Two Republican members of the current commission, Chairman Andrew Ferguson and Commissioner Melissa Holyoak, have supported the legal thrust of the Kochava case, as have some populist Republicans, such as former Congressman Matt Gaetz. That’s one data point, Khan said, for the view that the changes in privacy enforcement the FTC ushered in over the past four years will abide.

“Of course, I hope that the work that we continued at the FTC will be institutionally durable, and at least a whole bunch of the votes over the last few years suggest that it could be,” Khan told MLex. “But obviously it's not the independent decision making of the current FTC commissioners that is the final word on what this FTC will be doing. So, it's just part of a broader political environment, and much more deferential to the White House's whims. ... It’s just hard to tell.”

The focus on children’s privacy and online safety in areas such as the addictive design of social media platforms is certainly one element of FTC enforcement, however, that is likely to carry over from Khan’s leadership to Ferguson’s. At a day-long FTC conference this month on how the “attention economy” harms children and teens, Ferguson noted that he voted for tougher enforcement rules for COPPA and said the FTC needs “to be aspirational” to find new ways to protect kids online (see here).

Ferguson and other commissioners have said repeatedly that the FTC is a law enforcement agency — not a regulator — in the sense that unlike European data protection agencies, the FTC must rely on Congress to dictate its enforcement authority and not seek to expand its authority (see here).

Khan said, however, that one element of her consumer protection work that hasn’t been fully appreciated is that the FTC didn’t get new regulatory enforcement tools during her leadership. It simply rediscovered authority, such as the Health Breach Notification Rule (see here), that it already had.

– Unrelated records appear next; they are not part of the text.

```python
# ... 45 lines not shown
    "radet_stem_wgrad": (_i, [_p, _p, _p, _p, _i, _i, _i, _i, _p]),
    "radet_gn_workspace_floats": (_i, [_i, _p, _i]),
    "radet_gn_relu_fwd": (_i, [_p, _p, _p, _p, _p, _p, _i, _i, _i, _f, _i, _p, _i, _p]),
    "radet_gn_relu_fwd_pair": (_i, [_p] * 12 + [_i, _i, _i, _f, _i, _p, _i, _p]),
    "radet_gn_relu_fwd_pair_h": (_i, [_p] * 12 + [_i, _i, _i, _f, _i, _p, _i, _p]),
    "radet_gn_relu_bwd": (_i, [_p, _p, _p, _p, _p, _p, _p, _p, _p, _i, _i, _i, _i, _p, _i, _p]),
    "radet_upsample_add": (_i, [_p, _p, _i, _i, _i, _i, _i, _i, _p]),
    "radet_upsample_add_bwd": (_i, [_p, _p, _i, _i, _i, _i, _i, _i, _p]),
    "radet_relu_bwd": (_i, [_p, _p, _p, _p, _sz, _p]),
    "radet_nchw_to_nhwc": (_i, [_p, _p, _i, _i, _i, _i, _p]),
    "radet_nhwc_to_nchw": (_i, [_p, _p, _i, _i, _i, _i, _p]),
    "radet_head_loss_ws_ints": (_i, [_i]),
    "radet_head_loss": (_i, [_p, _p, _p, _p, _p, _p, _p, _p, _p, _p, _i, _i, _i, _f, _f, _f, _f, _p, _p, _p, _i, _p,
                             _i, _p, _i, _p, _p, _p, _i, _p, _p]),
    "radet_scale_relu": (_i, [_p, _p, _p, _p, _i, _i, _p]),
    "radet_decode_ws_bytes": (_sz, [_i, _i, _i]),
    "radet_decode_candidates": (_i, [_p, _p, _p, _p, _p, _i, _i, _i, _f, _i, _p, _p, _p, _p, _p, _p, _p, _p, _p]),
    "radet_nms_ws_bytes": (_sz, [_i, _i]),
    "radet_nms": (_i, [_p, _p, _p, _p, _p, _i, _i, _i, _f, _i, _f, _i, _p, _p, _p, _p, _p, _p, _p, _p]),
    "radet_assign_ws_bytes": (_sz, [_i, _i]),
    "radet_assign_points": (_i, [_p, _p, _p, _i, _i, _p, _i, _p, _p, _i, _i, _i, _i, _f, _p, _p, _p, _p, _p]),
    "radet_assign_points_f": (_i, [_p, _p, _p, _i, _i, _p, _i, _p, _p, _i, _i, _i, _i, _f, _p, _p, _p, _p, _p]),
    "radet_resize_linear_u8": (_i, [_p, _p, _p, _p, _i, _i, _i, _p]),
    "radet_resize_linear_u8_window": (_i, [_p, _p, _p, _p, _i, _i, _i, _p]),
    "radet_resize_linear_u8_src_window": (_i, [_p, _p, _p, _p, _i, _i, _i, _p]),
    "radet_resize_linear_f": (_i, [_p, _p, _p, _p, _i, _i, _i, _p]),
    "radet_warp_affine_u8": (_i, [_p, _sz, _p, _sz, _p, _i, _i, _i, _p]),
    "radet_gaussian_blur9_u8": (_i, [_p, _p, _p, _p, _p, _i, _i, _p]),
    "radet_sobel_edge": (_i, [_p, _p, _p, _p, _p, _i, _i, _p]),
    "radet_stem_conv_bn_relu_h": (_i, [_p, _p, _p, _p, _i, _i, _i, _p]),
# ... 108 lines not shown
```

radet_amd/csrc/tape_thunks.c:

```c
#include <stdint.h>
#include <stddef.h>
#include <string.h>
#include "radet_hip.h"

static float f32(uint64_t w) { uint32_t u = (uint32_t)w; float f; memcpy(&f, &u, 4); return f; }

static int t_radet_absmax(const uint64_t* a) { return radet_absmax((void*)(uintptr_t)a[0], (size_t)a[1], (void*)(uintptr_t)a[2], (void*)(uintptr_t)a[3]); }
static int t_radet_adamw_step(const uint64_t* a) { return radet_adamw_step((void*)(uintptr_t)a[0], (void*)(uintptr_t)a[1], (void*)(uintptr_t)a[2], (void*)(uintptr_t)a[3], (size_t)a[4], f32(a[5]), f32(a[6]), f32(a[7]), f32(a[8]), f32(a[9]), (int)(int64_t)a[10], f32(a[11]), f32(a[12]), (void*)(uintptr_t)a[13], (int)(int64_t)a[14], (void*)(uintptr_t)a[15], (void*)(uintptr_t)a[16]); }
static int t_radet_amax_slot_words(const uint64_t* a) { (void)a; return radet_amax_slot_words(); }
static int t_radet_assign_points(const uint64_t* a) { return radet_assign_points((void*)(uintptr_t)a[0], (void*)(uintptr_t)a[1], (void*)(uintptr_t)a[2], (int)(int64_t)a[3], (int)(int64_t)a[4], (void*)(uintptr_t)a[5], (int)(int64_t)a[6], (void*)(uintptr_t)a[7], (void*)(uintptr_t)a[8], (int)(int64_t)a[9], (int)(int64_t)a[10], (int)(int64_t)a[11], (int)(int64_t)a[12], f32(a[13]), (void*)(uintptr_t)a[14], (void*)(uintptr_t)a[15], (void*)(uintptr_t)a[16], (void*)(uintptr_t)a[17], (void*)(uintptr_t)a[18]); }
static int t_radet_assign_points_f(const uint64_t* a) { return radet_assign_points_f((void*)(uintptr_t)a[0], (void*)(uintptr_t)a[1], (void*)(uintptr_t)a[2], (int)(int64_t)a[3], (int)(int64_t)a[4], (void*)(uintptr_t)a[5], (int)(int64_t)a[6], (void*)(uintptr_t)a[7], (void*)(uintptr_t)a[8], (int)(int64_t)a[9], (int)(int64_t)a[10], (int)(int64_t)a[11], (int)(int64_t)a[12], f32(a[13]), (void*)(uintptr_t)a[14], (void*)(uintptr_t)a[15], (void*)(uintptr_t)a[16], (void*)(uintptr_t)a[17], (void*)(uintptr_t)a[18]); }
static int t_radet_augment_box(const uint64_t* a) { return radet_augment_box((void*)(uintptr_t)a[0], (void*)(uintptr_t)a[1], (void*)(uintptr_t)a[2], (size_t)a[3], (int)(int64_t)a[4], (int)(int64_t)a[5], (int)(int64_t)a[6], (void*)(uintptr_t)a[7]); }
static int t_radet_augment_finish(const uint64_t* a) { return radet_augment_finish((void*)(uintptr_t)a[0], (void*)(uintptr_t)a[1], (void*)(uintptr_t)a[2], (void*)(uintptr_t)a[3], (int)(int64_t)a[4], (int)(int64_t)a[5], (int)(int64_t)a[6], f32(a[7]), f32(a[8]), f32(a[9]), f32(a[10]), f32(a[11]), f32(a[12]), (void*)(uintptr_t)a[13]); }
static int t_radet_augment_hsv_noise(const uint64_t* a) { return radet_augment_hsv_noise((void*)(uintptr_t)a[0], (void*)(uintptr_t)a[1], (void*)(uintptr_t)a[2], (int)(int64_t)a[3], (int)(int64_t)a[4], (void*)(uintptr_t)a[5]); }
static int t_radet_augment_merge_hblur(const uint64_t* a) { return radet_augment_merge_hblur((void*)(uintptr_t)a[0], (void*)(uintptr_t)a[1], (void*)(uintptr_t)a[2], (void*)(uintptr_t)a[3], (int)(int64_t)a[4], (int)(int64_t)a[5], (int)(int64_t)a[6], (void*)(uintptr_t)a[7]); }
static int t_radet_augment_sharp(const uint64_t* a) { return radet_augment_sharp((void*)(uintptr_t)a[0], (void*)(uintptr_t)a[1], (void*)(uintptr_t)a[2], (void*)(uintptr_t)a[3], (int)(int64_t)a[4], (int)(int64_t)a[5], (void*)(uintptr_t)a[6]); }
static int t_radet_augment_vblur(const uint64_t* a) { return radet_augment_vblur((void*)(uintptr_t)a[0], (void*)(uintptr_t)a[1], (void*)(uintptr_t)a[2], (int)(int64_t)a[3], (int)(int64_t)a[4], (int)(int64_t)a[5], (void*)(uintptr_t)a[6]); }
static int t_radet_bbox_overlaps(const uint64_t* a) { return radet_bbox_overlaps((void*)(uintptr_t)a[0], (void*)(uintptr_t)a[1], (void*)(uintptr_t)a[2], (int)(int64_t)a[3], (int)(int64_t)a[4], (int)(int64_t)a[5], (int)(int64_t)a[6], (int)(int64_t)a[7], f32(a[8]), (void*)(uintptr_t)a[9]); }
static int t_radet_bce_logits_loss(const uint64_t* a) { return radet_bce_logits_loss((void*)(uintptr_t)a[0], (void*)(uintptr_t)a[1], (void*)(uintptr_t)a[2], (int)(int64_t)a[3], (size_t)a[4], (int)(int64_t)a[5], (void*)(uintptr_t)a[6], f32(a[7]), (void*)(uintptr_t)a[8], (void*)(uintptr_t)a[9]); }
static int t_radet_bce_logits_loss_bwd(const uint64_t* a) { return radet_bce_logits_loss_bwd((void*)(uintptr_t)a[0], (void*)(uintptr_t)a[1], (void*)(uintptr_t)a[2], (int)(int64_t)a[3], (size_t)a[4], (int)(int64_t)a[5], (void*)(uintptr_t)a[6], (void*)(uintptr_t)a[7], (void*)(uintptr_t)a[8], f32(a[9]), (void*)(uintptr_t)a[10], (void*)(uintptr_t)a[11]); }
static int t_radet_build_gather_table(const uint64_t* a) { return radet_build_gather_table((void*)(uintptr_t)a[0], (int)(int64_t)a[1], (int)(int64_t)a[2], (int)(int64_t)a[3], (int)(int64_t)a[4], (int)(int64_t)a[5], (int)(int64_t)a[6], (int)(int64_t)a[7], (void*)(uintptr_t)a[8], (int)(int64_t)a[9], (void*)(uintptr_t)a[10]); }
static int t_radet_coco_accumulate(const uint64_t* a) { return radet_coco_accumulate((void*)(uintptr_t)a[0], (void*)(uintptr_t)a[1], (void*)(uintptr_t)a[2], (void*)(uintptr_t)a[3], (void*)(uintptr_t)a[4], (void*)(uintptr_t)a[5], (void*)(uintptr_t)a[6], (void*)(uintptr_t)a[7], (int)(int64_t)a[8], (int)(int64_t)a[9], (int)(int64_t)a[10], (int)(int64_t)a[11], (int)(int64_t)a[12], (void*)(uintptr_t)a[13], (void*)(uintptr_t)a[14], (void*)(uintptr_t)a[15], (void*)(uintptr_t)a[16]); }
static int t_radet_coco_match(const uint64_t* a) { return radet_coco_match((void*)(uintptr_t)a[0], (void*)(uintptr_t)a[1], (void*)(uintptr_t)a[2], (void*)(uintptr_t)a[3], (void*)(uintptr_t)a[4], (void*)(uintptr_t)a[5], (int)(int64_t)a[6], (int)(int64_t)a[7], (void*)(uintptr_t)a[8], (int)(int64_t)a[9], (void*)(uintptr_t)a[10], (int)(int64_t)a[11], (void*)(uintptr_t)a[12], (void*)(uintptr_t)a[13], (void*)(uintptr_t)a[14], (void*)(uintptr_t)a[15], (void*)(uintptr_t)a[16]); }
static int t_radet_conv2d_igemm(const uint64_t* a) { return radet_conv2d_igemm((void*)(uintptr_t)a[0], (void*)(uintptr_t)a[1], (void*)(uintptr_t)a[2], (void*)(uintptr_t)a[3], (void*)(uintptr_t)a[4], (void*)(uintptr_t)a[5], (void*)(uintptr_t)a[6], (int)(int64_t)a[7], (int)(int64_t)a[8], (int)(int64_t)a[9], (int)(int64_t)a[10], (int)(int64_t)a[11], (int)(int64_t)a[12], (int)(int64_t)a[13], (void*)(uintptr_t)a[14], (size_t)a[15], (void*)(uintptr_t)a[16]); }
// ... 45 lines not shown
static int t_radet_mask_transform_src_window(const uint64_t* a) { return radet_mask_transform_src_window((void*)(uintptr_t)a[0], (void*)(uintptr_t)a[1], (void*)(uintptr_t)a[2], (void*)(uintptr_t)a[3], (int)(int64_t)a[4], (int)(int64_t)a[5], (int)(int64_t)a[6], (int)(int64_t)a[7], (int)(int64_t)a[8], (int)(int64_t)a[9], (void*)(uintptr_t)a[10]); }
static int t_radet_mask_transform_window(const uint64_t* a) { return radet_mask_transform_window((void*)(uintptr_t)a[0], (void*)(uintptr_t)a[1], (void*)(uintptr_t)a[2], (void*)(uintptr_t)a[3], (int)(int64_t)a[4], (int)(int64_t)a[5], (int)(int64_t)a[6], (int)(int64_t)a[7], (int)(int64_t)a[8], (int)(int64_t)a[9], (void*)(uintptr_t)a[10]); }
static int t_radet_maxpool3x3s2(const uint64_t* a) { return radet_maxpool3x3s2((void*)(uintptr_t)a[0], (void*)(uintptr_t)a[1], (int)(int64_t)a[2], (int)(int64_t)a[3], (int)(int64_t)a[4], (int)(int64_t)a[5], (void*)(uintptr_t)a[6]); }
static int t_radet_maxpool3x3s2_a(const uint64_t* a) { return radet_maxpool3x3s2_a((void*)(uintptr_t)a[0], (void*)(uintptr_t)a[1], (int)(int64_t)a[2], (int)(int64_t)a[3], (int)(int64_t)a[4], (int)(int64_t)a[5], (void*)(uintptr_t)a[6], (void*)(uintptr_t)a[7]); }
static int t_radet_maxpool3x3s2_bwd_relu(const uint64_t* a) { return radet_maxpool3x3s2_bwd_relu((void*)(uintptr_t)a[0], (void*)(uintptr_t)a[1], (void*)(uintptr_t)a[2], (int)(int64_t)a[3], (int)(int64_t)a[4], (int)(int64_t)a[5], (int)(int64_t)a[6], (void*)(uintptr_t)a[7]); }
static int t_radet_maxpool3x3s2_h(const uint64_t* a) { return radet_maxpool3x3s2_h((void*)(uintptr_t)a[0], (void*)(uintptr_t)a[1], (int)(int64_t)a[2], (int)(int64_t)a[3], (int)(int64_t)a[4], (int)(int64_t)a[5], (void*)(uintptr_t)a[6]); }
static int t_radet_maxpool3x3s2_q(const uint64_t* a) { return radet_maxpool3x3s2_q((void*)(uintptr_t)a[0], (void*)(uintptr_t)a[1], (int)(int64_t)a[2], (int)(int64_t)a[3], (int)(int64_t)a[4], (int)(int64_t)a[5], (void*)(uintptr_t)a[6], (void*)(uintptr_t)a[7], (void*)(uintptr_t)a[8], (void*)(uintptr_t)a[9], (void*)(uintptr_t)a[10]); }
static int t_radet_mbd(const uint64_t* a) { return radet_mbd((void*)(uintptr_t)a[0], (void*)(uintptr_t)a[1], (int)(int64_t)a[2], (void*)(uintptr_t)a[3], (void*)(uintptr_t)a[4], f32(a[5]), (int)(int64_t)a[6], (int)(int64_t)a[7], (void*)(uintptr_t)a[8], (size_t)a[9], (void*)(uintptr_t)a[10], (void*)(uintptr_t)a[11]); }
static int t_radet_merge_pairs(const uint64_t* a) { return radet_merge_pairs((void*)(uintptr_t)a[0], (void*)(uintptr_t)a[1], (size_t)a[2], (int)(int64_t)a[3], (int)(int64_t)a[4], (void*)(uintptr_t)a[5], (void*)(uintptr_t)a[6]); }
static int t_radet_merge_planes(const uint64_t* a) { return radet_merge_planes((void*)(uintptr_t)a[0], (void*)(uintptr_t)a[1], (size_t)a[2], (int)(int64_t)a[3], (int)(int64_t)a[4], (void*)(uintptr_t)a[5]); }
static int t_radet_nchw_to_nhwc(const uint64_t* a) { return radet_nchw_to_nhwc((void*)(uintptr_t)a[0], (void*)(uintptr_t)a[1], (int)(int64_t)a[2], (int)(int64_t)a[3], (int)(int64_t)a[4], (int)(int64_t)a[5], (void*)(uintptr_t)a[6]); }
static int t_radet_nhwc_to_nchw(const uint64_t* a) { return radet_nhwc_to_nchw((void*)(uintptr_t)a[0], (void*)(uintptr_t)a[1], (int)(int64_t)a[2], (int)(int64_t)a[3], (int)(int64_t)a[4], (int)(int64_t)a[5], (void*)(uintptr_t)a[6]); }
static int t_radet_nms(const uint64_t* a) { return radet_nms((void*)(uintptr_t)a[0], (void*)(uintptr_t)a[1], (void*)(uintptr_t)a[2], (void*)(uintptr_t)a[3], (void*)(uintptr_t)a[4], (int)(int64_t)a[5], (int)(int64_t)a[6], (int)(int64_t)a[7], f32(a[8]), (int)(int64_t)a[9], f32(a[10]), (int)(int64_t)a[11], (void*)(uintptr_t)a[12], (void*)(uintptr_t)a[13], (void*)(uintptr_t)a[14], (void*)(uintptr_t)a[15], (void*)(uintptr_t)a[16], (void*)(uintptr_t)a[17], (void*)(uintptr_t)a[18], (void*)(uintptr_t)a[19]); }
static int t_radet_paste_maps(const uint64_t* a) { return radet_paste_maps((void*)(uintptr_t)a[0], (size_t)a[1], (int)(int64_t)a[2], (void*)(uintptr_t)a[3], (int)(int64_t)a[4], (int)(int64_t)a[5], (int)(int64_t)a[6], (void*)(uintptr_t)a[7], (void*)(uintptr_t)a[8]); }
static int t_radet_pred3x3_patch(const uint64_t* a) { return radet_pred3x3_patch((void*)(uintptr_t)a[0], (int)(int64_t)a[1], (void*)(uintptr_t)a[2], (int)(int64_t)a[3], (void*)(uintptr_t)a[4], (void*)(uintptr_t)a[5], (void*)(uintptr_t)a[6], (int)(int64_t)a[7], (void*)(uintptr_t)a[8], (void*)(uintptr_t)a[9], (void*)(uintptr_t)a[10], (int)(int64_t)a[11], (void*)(uintptr_t)a[12]); }
static int t_radet_preprocess_frames(const uint64_t* a) { return radet_preprocess_frames((void*)(uintptr_t)a[0], (int)(int64_t)a[1], (int)(int64_t)a[2], (int)(int64_t)a[3], f32(a[4]), f32(a[5]), f32(a[6]), f32(a[7]), f32(a[8]), f32(a[9]), (void*)(uintptr_t)a[10], (void*)(uintptr_t)a[11]); }
static int t_radet_relu_bwd(const uint64_t* a) { return radet_relu_bwd((void*)(uintptr_t)a[0], (void*)(uintptr_t)a[1], (void*)(uintptr_t)a[2], (void*)(uintptr_t)a[3], (size_t)a[4], (void*)(uintptr_t)a[5]); }
static int t_radet_relu_bwd_a(const uint64_t* a) { return radet_relu_bwd_a((void*)(uintptr_t)a[0], (void*)(uintptr_t)a[1], (void*)(uintptr_t)a[2], (void*)(uintptr_t)a[3], (size_t)a[4], (void*)(uintptr_t)a[5], (void*)(uintptr_t)a[6]); }
static int t_radet_relu_bwd_h(const uint64_t* a) { return radet_relu_bwd_h((void*)(uintptr_t)a[0], (void*)(uintptr_t)a[1], (void*)(uintptr_t)a[2], (void*)(uintptr_t)a[3], (size_t)a[4], (void*)(uintptr_t)a[5]); }
static int t_radet_resize_linear_f(const uint64_t* a) { return radet_resize_linear_f((void*)(uintptr_t)a[0], (void*)(uintptr_t)a[1], (void*)(uintptr_t)a[2], (void*)(uintptr_t)a[3], (int)(int64_t)a[4], (int)(int64_t)a[5], (int)(int64_t)a[6], (void*)(uintptr_t)a[7]); }
static int t_radet_resize_linear_u8(const uint64_t* a) { return radet_resize_linear_u8((void*)(uintptr_t)a[0], (void*)(uintptr_t)a[1], (void*)(uintptr_t)a[2], (void*)(uintptr_t)a[3], (int)(int64_t)a[4], (int)(int64_t)a[5], (int)(int64_t)a[6], (void*)(uintptr_t)a[7]); }
static int t_radet_resize_linear_u8_src_window(const uint64_t* a) { return radet_resize_linear_u8_src_window((void*)(uintptr_t)a[0], (void*)(uintptr_t)a[1], (void*)(uintptr_t)a[2], (void*)(uintptr_t)a[3], (int)(int64_t)a[4], (int)(int64_t)a[5], (int)(int64_t)a[6], (void*)(uintptr_t)a[7]); }
static int t_radet_resize_linear_u8_window(const uint64_t* a) { return radet_resize_linear_u8_window((void*)(uintptr_t)a[0], (void*)(uintptr_t)a[1], (void*)(uintptr_t)a[2], (void*)(uintptr_t)a[3], (int)(int64_t)a[4], (int)(int64_t)a[5], (int)(int64_t)a[6], (void*)(uintptr_t)a[7]); }
static int t_radet_rle_masks(const uint64_t* a) { return radet_rle_masks((void*)(uintptr_t)a[0], (int)(int64_t)a[1], (void*)(uintptr_t)a[2], (int)(int64_t)a[3], (void*)(uintptr_t)a[4], (int)(int64_t)a[5], (void*)(uintptr_t)a[6], (void*)(uintptr_t)a[7], (int)(int64_t)a[8], (int)(int64_t)a[9], (int)(int64_t)a[10], (int)(int64_t)a[11], (int)(int64_t)a[12], (void*)(uintptr_t)a[13]); }
static int t_radet_rle_masks_src_window(const uint64_t* a) { return radet_rle_masks_src_window((void*)(uintptr_t)a[0], (int)(int64_t)a[1], (void*)(uintptr_t)a[2], (int)(int64_t)a[3], (void*)(uintptr_t)a[4], (void*)(uintptr_t)a[5], (int)(int64_t)a[6], (void*)(uintptr_t)a[7], (void*)(uintptr_t)a[8], (int)(int64_t)a[9], (int)(int64_t)a[10], (int)(int64_t)a[11], (void*)(uintptr_t)a[12]); }
static int t_radet_rle_masks_window(const uint64_t* a) { return radet_rle_masks_window((void*)(uintptr_t)a[0], (int)(int64_t)a[1], (void*)(uintptr_t)a[2], (int)(int64_t)a[3], (void*)(uintptr_t)a[4], (void*)(uintptr_t)a[5], (int)(int64_t)a[6], (void*)(uintptr_t)a[7], (void*)(uintptr_t)a[8], (int)(int64_t)a[9], (int)(int64_t)a[10], (int)(int64_t)a[11], (void*)(uintptr_t)a[12]); }
static int t_radet_scale_relu(const uint64_t* a) { return radet_scale_relu((void*)(uintptr_t)a[0], (void*)(uintptr_t)a[1], (void*)(uintptr_t)a[2], (void*)(uintptr_t)a[3], (int)(int64_t)a[4], (int)(int64_t)a[5], (void*)(uintptr_t)a[6]); }
static int t_radet_sigmoid_focal_loss(const uint64_t* a) { return radet_sigmoid_focal_loss((void*)(uintptr_t)a[0], (void*)(uintptr_t)a[1], (void*)(uintptr_t)a[2], (int)(int64_t)a[3], (size_t)a[4], (int)(int64_t)a[5], f32(a[6]), f32(a[7]), (void*)(uintptr_t)a[8], f32(a[9]), (void*)(uintptr_t)a[10], (void*)(uintptr_t)a[11]); }
static int t_radet_sigmoid_focal_loss_bwd(const uint64_t* a) { return radet_sigmoid_focal_loss_bwd((void*)(uintptr_t)a[0], (void*)(uintptr_t)a[1], (void*)(uintptr_t)a[2], (int)(int64_t)a[3], (size_t)a[4], (int)(int64_t)a[5], f32(a[6]), f32(a[7]), (void*)(uintptr_t)a[8], (void*)(uintptr_t)a[9], (void*)(uintptr_t)a[10], f32(a[11]), (void*)(uintptr_t)a[12], (void*)(uintptr_t)a[13]); }
static int t_radet_sobel_edge(const uint64_t* a) { return radet_sobel_edge((void*)(uintptr_t)a[0], (void*)(uintptr_t)a[1], (void*)(uintptr_t)a[2], (void*)(uintptr_t)a[3], (void*)(uintptr_t)a[4], (int)(int64_t)a[5], (int)(int64_t)a[6], (void*)(uintptr_t)a[7]); }
// ... 86 lines not shown
    {"radet_mask_transform_src_window", t_radet_mask_transform_src_window, 11},
    {"radet_mask_transform_window", t_radet_mask_transform_window, 11},
    {"radet_maxpool3x3s2", t_radet_maxpool3x3s2, 7},
    {"radet_maxpool3x3s2_a", t_radet_maxpool3x3s2_a, 8},
    {"radet_maxpool3x3s2_bwd_relu", t_radet_maxpool3x3s2_bwd_relu, 8},
    {"radet_maxpool3x3s2_h", t_radet_maxpool3x3s2_h, 7},
    {"radet_maxpool3x3s2_q", t_radet_maxpool3x3s2_q, 11},
    {"radet_mbd", t_radet_mbd, 12},
    {"radet_merge_pairs", t_radet_merge_pairs, 7},
    {"radet_merge_planes", t_radet_merge_planes, 6},
    {"radet_nchw_to_nhwc", t_radet_nchw_to_nhwc, 7},
    {"radet_nhwc_to_nchw", t_radet_nhwc_to_nchw, 7},
    {"radet_nms", t_radet_nms, 20},
    {"radet_paste_maps", t_radet_paste_maps, 9},
    {"radet_pred3x3_patch", t_radet_pred3x3_patch, 13},
    {"radet_preprocess_frames", t_radet_preprocess_frames, 12},
    {"radet_relu_bwd", t_radet_relu_bwd, 6},
    {"radet_relu_bwd_a", t_radet_relu_bwd_a, 7},
    {"radet_relu_bwd_h", t_radet_relu_bwd_h, 6},
    {"radet_resize_linear_f", t_radet_resize_linear_f, 8},
    {"radet_resize_linear_u8", t_radet_resize_linear_u8, 8},
    {"radet_resize_linear_u8_src_window", t_radet_resize_linear_u8_src_window, 8},
    {"radet_resize_linear_u8_window", t_radet_resize_linear_u8_window, 8},
    {"radet_rle_masks", t_radet_rle_masks, 14},
    {"radet_rle_masks_src_window", t_radet_rle_masks_src_window, 13},
    {"radet_rle_masks_window", t_radet_rle_masks_window, 13},
    {"radet_scale_relu", t_radet_scale_relu, 7},
    {"radet_sigmoid_focal_loss", t_radet_sigmoid_focal_loss, 12},
    {"radet_sigmoid_focal_loss_bwd", t_radet_sigmoid_focal_loss_bwd, 14},
    {"radet_sobel_edge", t_radet_sobel_edge, 8},
// ... 6 lines not shown
    {"radet_stem_wgrad", t_radet_stem_wgrad, 9},
    {"radet_stem_wgrad_splits", t_radet_stem_wgrad_splits, 3},
    {"radet_stream_create_cumask", t_radet_stream_create_cumask, 3},
    {"radet_tblr_decode", t_radet_tblr_decode, 10},
    {"radet_tblr_encode", t_radet_tblr_encode, 7},
    {"radet_threshold_compact", t_radet_threshold_compact, 6},
    {"radet_unfold_grads", t_radet_unfold_grads, 4},
    {"radet_upsample_add", t_radet_upsample_add, 9},
    {"radet_upsample_add_a", t_radet_upsample_add_a, 10},
    {"radet_upsample_add_bwd", t_radet_upsample_add_bwd, 9},
    {"radet_upsample_add_bwd_a", t_radet_upsample_add_bwd_a, 10},
    {"radet_upsample_add_bwd_h", t_radet_upsample_add_bwd_h, 9},
    {"radet_upsample_add_h", t_radet_upsample_add_h, 9},
    {"radet_warp_affine_u8", t_radet_warp_affine_u8, 9},
};
const int radet_tape_nthunks = 113;
```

“What the last few years demonstrated was that there were a lot of dormant authorities just lying on the books, and actually, without Congress doing much new at all, we were able to pretty significantly change how the FTC was enforcing the law, and notch some pretty significant, important victories in court, and start shifting how businesses were collecting and using people data,” Khan said. “So big picture, I think it underscores the importance of agencies canvassing and fully using all of the authorities that they already have.”